Un quart d’heure et le tour du journaliste arrive. Une trentaine de minutes accordées à ce dernier, entre deux sollicitations. «L’autre malade souhaite que vous voyez sa blessure», l’informe-t-on. «Je finis l’échange avec le journaliste et j’arrive. Mais préparez une seconde salle», répond le patron. «Elle est déjà prête. Mais il faut aussi que vous voyiez le pied du vieux-là», relance son collaborateur. «Sans souci, j’arrive. Juste quelques minutes encore», promet-il. Dans la salle d’accueil, le vieux au pied amputé s’impatiente. Son «sauveur» se libère du journaliste, mais doit régler une urgence au téléphone, puis une autre situation dans une salle. «Depuis que je suis là ? Il va être submergé!», s’inquiète le vieux malade. «A cette allure, il ne va pas s’en sortir», renchérit un autre. Le promoteur de la clinique qui est très sollicité tant par les malades que par les journalistes et autres, qui se relaient à cette fontaine d’espoir pour victimes de blessures chroniques, tient à servir tous les nécessiteux.

«…tout type de plaie a une explication médicale»
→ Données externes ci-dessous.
# piljoong-jeong/nerf_meets_mlx

Measured on AMD Instinct MI355X. Metric: train+render rays/sec on Lego 800x800 (synthetic), coarse+fine 64+128, higher is better.
Workload: dtype split16 (fp16x2 render / bf16x2 train MFMA operands ~ 22 / 16 significand bits; fp32 accumulate)

## Files before the change

### nerf_meets_mlx_amd/csrc/mlp22.h

```cpp
#pragma once
#include <hip/hip_runtime.h>
#include <stdint.h>

namespace nerf {
namespace f22 {

constexpr int F_PAIRS = 1172, F_FRAGS = 2 * F_PAIRS, F_PADDED = 2368, BIAS_FLOATS = 2496;
constexpr int64_t PACKED_BYTES = (int64_t)F_PADDED * 1024 + (int64_t)BIAS_FLOATS * 4;

extern int g_tiles;
int pack(const float* params, void* packed22, hipStream_t s);
int forward(const void* packed22, const float* x, const float* rays, const float* z, int64_t M, int n, int freq_mode,
            float* out, int persistent_wgs, hipStream_t s);

}
}
```

### nerf_meets_mlx_amd/csrc/mlp22.hip

```cpp
#include "mlp_layout.h"
#include "mlp22.h"

#ifndef NERF_F22_SINF
#define NERF_F22_SINF 0
#endif

#ifndef NERF_F22_PIN
#define NERF_F22_PIN 1
#endif
#ifndef NERF_F22_AGPR
#define NERF_F22_AGPR 1
#endif
#ifndef NERF_F22_MIXSUB
#define NERF_F22_MIXSUB 1
#endif
#ifndef NERF_F22_RG3
#define NERF_F22_RG3 4
#endif
#ifndef NERF_F22_IGLP
#define NERF_F22_IGLP 0
#endif

namespace nerf {
namespace f22 {

typedef _Float16 h8 __attribute__((ext_vector_type(8)));
typedef _Float16 h2 __attribute__((ext_vector_type(2)));
typedef float f32x2 __attribute__((ext_vector_type(2)));
typedef unsigned int u32x4 __attribute__((ext_vector_type(4)));

constexpr float LO_SCALE = 2048.0f, LO_INV = 1.0f / 2048.0f;
constexpr float F16_MIN_NORMAL = 6.103515625e-05f;
constexpr int CHUNKS = F_PADDED / RING_CHUNK;
static_assert(CHUNKS * RING_CHUNK == F_PADDED && F_FRAGS % 4 == 0 && F_PAIRS == L::F16_TOTAL, "f22 stream layout");

struct HiLo { unsigned hi, lo; };
__device__ __forceinline__ HiLo split2(float v0, float v1) {
  const f32x2 v = {v0, v1};
  const h2 hh = __builtin_convertvector(v, h2);
#if NERF_F22_MIXSUB
  const f32x2 r = {__builtin_fmaf((float)hh[0], -LO_SCALE, v0 * LO_SCALE), __builtin_fmaf((float)hh[1], -LO_SCALE, v1 * LO_SCALE)};
#else
  const f32x2 r = {(v0 - (float)hh[0]) * LO_SCALE, (v1 - (float)hh[1]) * LO_SCALE};
#endif
  return HiLo{__builtin_bit_cast(unsigned, hh), __builtin_bit_cast(unsigned, __builtin_convertvector(r, h2))};
}

constexpr int PACK_THREADS = (F_PADDED / 2) * 64 + BIAS_FLOATS;
__global__ void __launch_bounds__(256) pack22_kernel(const float* __restrict__ p, u32x4* __restrict__ wf,
                                                     float* __restrict__ bias) {
  const int t = blockIdx.x * 256 + threadIdx.x;
  if (t < (F_PADDED / 2) * 64) {
    const int fp = t >> 6, lane = t & 63;
    u32x4 hi = {0u, 0u, 0u, 0u}, lo = {0u, 0u, 0u, 0u};
    if (fp < F_PAIRS) {
#pragma unroll
      for (int j = 0; j < 8; j += 2) {
        float w[2];
        _Float16 wh[2], wl[2];
#pragma unroll
        for (int e = 0; e < 2; ++e) {
          w[e] = fwd_src16(p, fp, lane & 15, lane >> 4, j + e);
          wh[e] = __builtin_fabsf(w[e]) < F16_MIN_NORMAL ? (_Float16)0.0f : (_Float16)w[e];
          wl[e] = (_Float16)((w[e] - (float)wh[e]) * LO_SCALE);
        }
        const h2 a = {wh[0], wh[1]}, b = {wl[0], wl[1]};
        hi[j >> 1] = __builtin_bit_cast(unsigned, a);
        lo[j >> 1] = __builtin_bit_cast(unsigned, b);
      }
    }
    wf[(2 * fp) * 64 + lane] = hi;
    wf[(2 * fp + 1) * 64 + lane] = lo;
  } else if (t < PACK_THREADS) {
    const int s = t - (F_PADDED / 2) * 64;
    float v = 0.0f;
    if (s < 2048) v = p[L::pb(s >> 8) + (s & 255)];
    else if (s < L::BI_ALPHA) v = p[L::P_BF + (s - L::BI_FEAT)];
    else if (s < L::BI_DIR) v = (s == L::BI_ALPHA) ? p[L::P_BA] : 0.0f;
    else if (s < L::BI_RGB) v = p[L::P_BD + (s - L::BI_DIR)];
    else v = (s - L::BI_RGB) < 3 ? p[L::P_BR + (s - L::BI_RGB)] : 0.0f;
    bias[s] = v;
  }
}

__device__ __forceinline__ float sin_acc(float x, float f, float ph) {
  const float a = x * f;
#if NERF_F22_SINF
  return ph != 0.0f ? cosf(a) : sinf(a);
#else
  const float k = __builtin_rintf(a * 0.15915494309189535f);
  float r = __builtin_fmaf(-k, 6.2831854820251465f, a);
  r = __builtin_fmaf(-k, -1.7484556000744487e-07f, r);
  return __builtin_amdgcn_sinf(__builtin_fmaf(r, 0.15915494309189535f, ph));
#endif
}

struct Pe22 { float fa, fb, fc, phc, fd; int g; };
__device__ __forceinline__ Pe22 pe22_setup(const PeFreq& fr, int g) {
  Pe22 q;
  q.fa = g == 0 ? fr.pos[0] : g == 1 ? fr.pos[2] : g == 2 ? fr.pos[4] : fr.pos[6];
  q.fb = g == 0 ? fr.pos[1] : g == 1 ? fr.pos[3] : g == 2 ? fr.pos[5] : fr.pos[7];
  q.fc = g < 2 ? fr.pos[8] : fr.pos[9];
  q.phc = (g & 1) ? 0.25f : 0.0f;
  q.fd = g == 0 ? fr.dir[0] : g == 1 ? fr.dir[1] : g == 2 ? fr.dir[2] : fr.dir[3];
  q.g = g;
  return q;
}

template <int COUNT>
__device__ __forceinline__ void split_slots(const float (&v)[COUNT], u32x4* hi, u32x4* lo) {
#pragma unroll
  for (int j = 0; j < COUNT; j += 2) {
    const HiLo q = split2(v[j], v[j + 1]);
    hi[j >> 3][(j & 7) >> 1] = q.hi; lo[j >> 3][(j & 7) >> 1] = q.lo;
  }
}
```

Ce chirurgien installé en France, s’est spécialisé en cicatrisation et veut se rendre utile à son pays. Et les malades affluent. «Je traîne cette blessure depuis 13 ans; ça a commencé par un bouton qui démangeait; je traitais avec des médicaments que j’achetais dans la rue. Quand ça a commencé à se compliquer, je suis allé à l’hôpital de la Caisse qui m’a envoyé faire des examens dont un antibiogramme….», raconte François Fogue. «Finalement on m’a parlé de cet hôpital; depuis trois mois que j’y suis, ça s’est amélioré. Vous voyez comment ça se cicatrise déjà», se réjouit-il. Un autre venu de Bamenda, éprouve le même sentiment. «Je me suis blessé au champ à Bamenda. J’ai commencé les soins là-bas, mais ça ne finissait pas, et avec la crise qu’il y a là-bas, je ne parvenais pas à honorer tous mes rendez-vous. Je suis ici depuis quatre mois et je vais mieux». Après trois mois d’hospitalisation, l’homme est à la «phase d’entretien» où il n’est plus suivi au quotidien. «A cette étape, on apprécie l’évolution de la cicatrisation, on procure les soins quand c’est nécessaire,…», explique le Dr Soumele.
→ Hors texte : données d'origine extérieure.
struct FrontWalkLds {
    double dphi[8 + DTL];
    double S[8 + DTL];
    double C[567 + DTL];
    unsigned char D[DTL];
    unsigned near, evals, minm;
    FrontSig sig[NVX_FRONT_THREADS / 64];
};
template <bool SIG>
__device__ __forceinline__ void front_sequential(const nvx_demod_args &a, int chain_index, int n_tiles_here, FrontWalkLds &lds)
{
    double *const s_dphi = lds.dphi, *const s_S = lds.S, *const s_C = lds.C;
    unsigned char *const s_D = lds.D;
    unsigned &s_near = lds.near, &s_evals = lds.evals, &s_minm = lds.minm;
    const int tid = threadIdx.x;
    const FrontChain ch = front_chain(a, chain_index);
    const int slot = ch.slot;
    if (!a.slot_active[slot]) return;
    if (tid == 0) { s_near = 0; s_evals = 0; s_minm = 0x7f800000u; }
    FrontTies ties = front_ties_init();
    constexpr bool sig_on = SIG;
    FrontSig sig;
    front_sig_init(sig);

    const double *st = ch.st_rd;
    const double2 *y3 = a.y3 + (size_t)slot * a.y3_cap + a.y3_base;
    double *dphi_out = a.dphi ? a.dphi + (size_t)slot * a.y3_cap + a.y3_base : nullptr;
    double *corr_out = a.corr ? a.corr + (size_t)slot * a.y3_cap + a.y3_base : nullptr;
    double *csum_out = a.csum ? a.csum + (size_t)slot * a.y3_cap + a.y3_base : nullptr;
    const double *hist = st + DS_Y3;
    if (tid < 8) { s_dphi[tid] = st[DS_DPHI + tid]; s_S[tid] = st[DS_S + tid]; }
    for (int i = tid; i < 567; i += NVX_FRONT_THREADS) s_C[i] = st[DS_C + i];
    __syncthreads();

    const int n3 = ch.n3;
    const int n_here = n_tiles_here > 0 ? min(n3, n_tiles_here * DTL) : n3;
    for (int ta = 0; ta < n_here; ta += DTL) {
        const int tl = min(DTL, n_here - ta);
        const int tl9 = (tl + 8) / 9;
        const unsigned long long gt = ch.g0 + (unsigned long long)ta;
        for (int L = tid; L < tl; L += NVX_FRONT_THREADS) {
            const int t = ta + L;
            const double2 w3 = y3_at(y3, hist, t - 1), w4 = y3[t];
            const double ds = front_dphi(w4, w3);
            s_dphi[8 + L] = ds;
            if (dphi_out) dphi_out[t] = ds;
            float hi, lo;
            const unsigned char d = front_decision(y3_at(y3, hist, t - 4), y3_at(y3, hist, t - 3), y3_at(y3, hist, t - 2), w3, w4, hi, lo);
            s_D[L] = d;
            if (sig_on && gt + L >= G_DAB) front_sig_add(sig, w4, ds, d, hi, lo);
        }
        if (tid < 9 * tl9 - tl) s_D[tl + tid] = 0;
        __syncthreads();
        for (int L = tid; L < tl; L += NVX_FRONT_THREADS)
            s_C[567 + L] = (gt + L >= G_DAB) ? front_corr(&s_dphi[L]) : 0.0;
        __syncthreads();
        const unsigned t_cb = (unsigned)((gt % 5103u + (5103u - G_CB % 5103u)) % 5103u);
        for (int L = tid; L < tl; L += NVX_FRONT_THREADS)
            s_S[8 + L] = (gt + L >= G_CB) ? front_class_sum(&s_C[567 + L], t_cb + (unsigned)L) : 0.0;
        __syncthreads();
        if (corr_out)
            for (int L = tid; L < tl; L += NVX_FRONT_THREADS) { corr_out[ta + L] = s_C[567 + L]; csum_out[ta + L] = s_S[8 + L]; }
        for (int M = tid; M < tl9; M += NVX_FRONT_THREADS) {
            const int L = 9 * M + (G_CSA % 9);
            a.words[(size_t)slot * (a.y3_cap / 9) + (ta / 9 + M)] = front_word(&s_D[9 * M], &s_S[L], L < tl && gt + L >= G_CSA, ties);
        }
        __syncthreads();
        double h_d = 0.0, h_s = 0.0, h_c[FRONT_SLIDE];
        if (tid < 8) { h_d = s_dphi[tl + tid]; h_s = s_S[tl + tid]; }
#pragma unroll
        for (int k = 0; k < FRONT_SLIDE; k++) { const int i = tid + NVX_FRONT_THREADS * k; h_c[k] = (i < 567) ? s_C[tl + i] : 0.0; }
        __syncthreads();
        if (tid < 8) { s_dphi[tid] = h_d; s_S[tid] = h_s; }
#pragma unroll
        for (int k = 0; k < FRONT_SLIDE; k++) { const int i = tid + NVX_FRONT_THREADS * k; if (i < 567) s_C[i] = h_c[k]; }
        __syncthreads();
    }

    front_publish_ties(a, ties, &s_near, &s_evals, &s_minm, tid);
    if (sig_on) {
        const unsigned skip = ch.g0 >= G_DAB ? 0u : (unsigned)min((unsigned long long)n_here, G_DAB - ch.g0);
        front_sig_publish(sig, (unsigned)n_here - skip, lds.sig, a.sig_part + (size_t)slot * a.sig_stride, tid);
    }
    if (n_tiles_here > 0) return;
    double *sw = ch.st_wr;
    if (tid < 4 && n3 >= 4) { const double2 l = y3[n3 - 4 + tid]; sw[DS_Y3 + 2 * tid] = l.x; sw[DS_Y3 + 2 * tid + 1] = l.y; }
    if (tid < 8) { sw[DS_DPHI + tid] = s_dphi[tid]; sw[DS_S + tid] = s_S[tid]; }
    for (int i = tid; i < 567; i += NVX_FRONT_THREADS) sw[DS_C + i] = s_C[i];
}

__global__ __launch_bounds__(NVX_FRONT_THREADS) __attribute__((amdgpu_waves_per_eu(5))) void nvx_demod_front(nvx_demod_args a)
{
    __shared__ FrontWalkLds lds;
    if (a.sig) front_sequential<true>(a, blockIdx.x, 0, lds);
    else front_sequential<false>(a, blockIdx.x, 0, lds);
}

Le diplômé en cicatrisation a déniché une source de désespoir et de décès à travers le monde : les blessures chroniques, parfois considérées comme « inguérissables » et les victimes souvent taxés de sorciers en Afrique. «Scientifiquement parlant, je dirais que tout type de plaie a une explication médicale», professe-t-il. Et beaucoup commencent à y croire. L’homme a créé la première clinique des plaies à Baleveng, dans le département de la Menoua, en 2012. «Les malades venaient du grand Nord, de l’Est et d’un peu partout, parfois pour passer plus de six mois sur place. J’étais obligé de créer la clinique de Biteng (Yaoundé, Ndlr), pour soulager les peines de ceux qui viennent de loin et traversent Yaoundé», justifie-t-il. Tendant la main aux pouvoirs publics. «Je suis submergé par le travail, mais les patients n’ont pas toujours les moyens pour aller au bout de leurs soins. L’Etat peut mieux soulager les peines des malades de blessures», plaide-t-il. «J’ai les seules hôpitaux spécialisés en soins de plaies chroniques», lance-t-il. Pas pour se vanter. «L’Etat doit se pencher sur ce domaine», poursuit-il.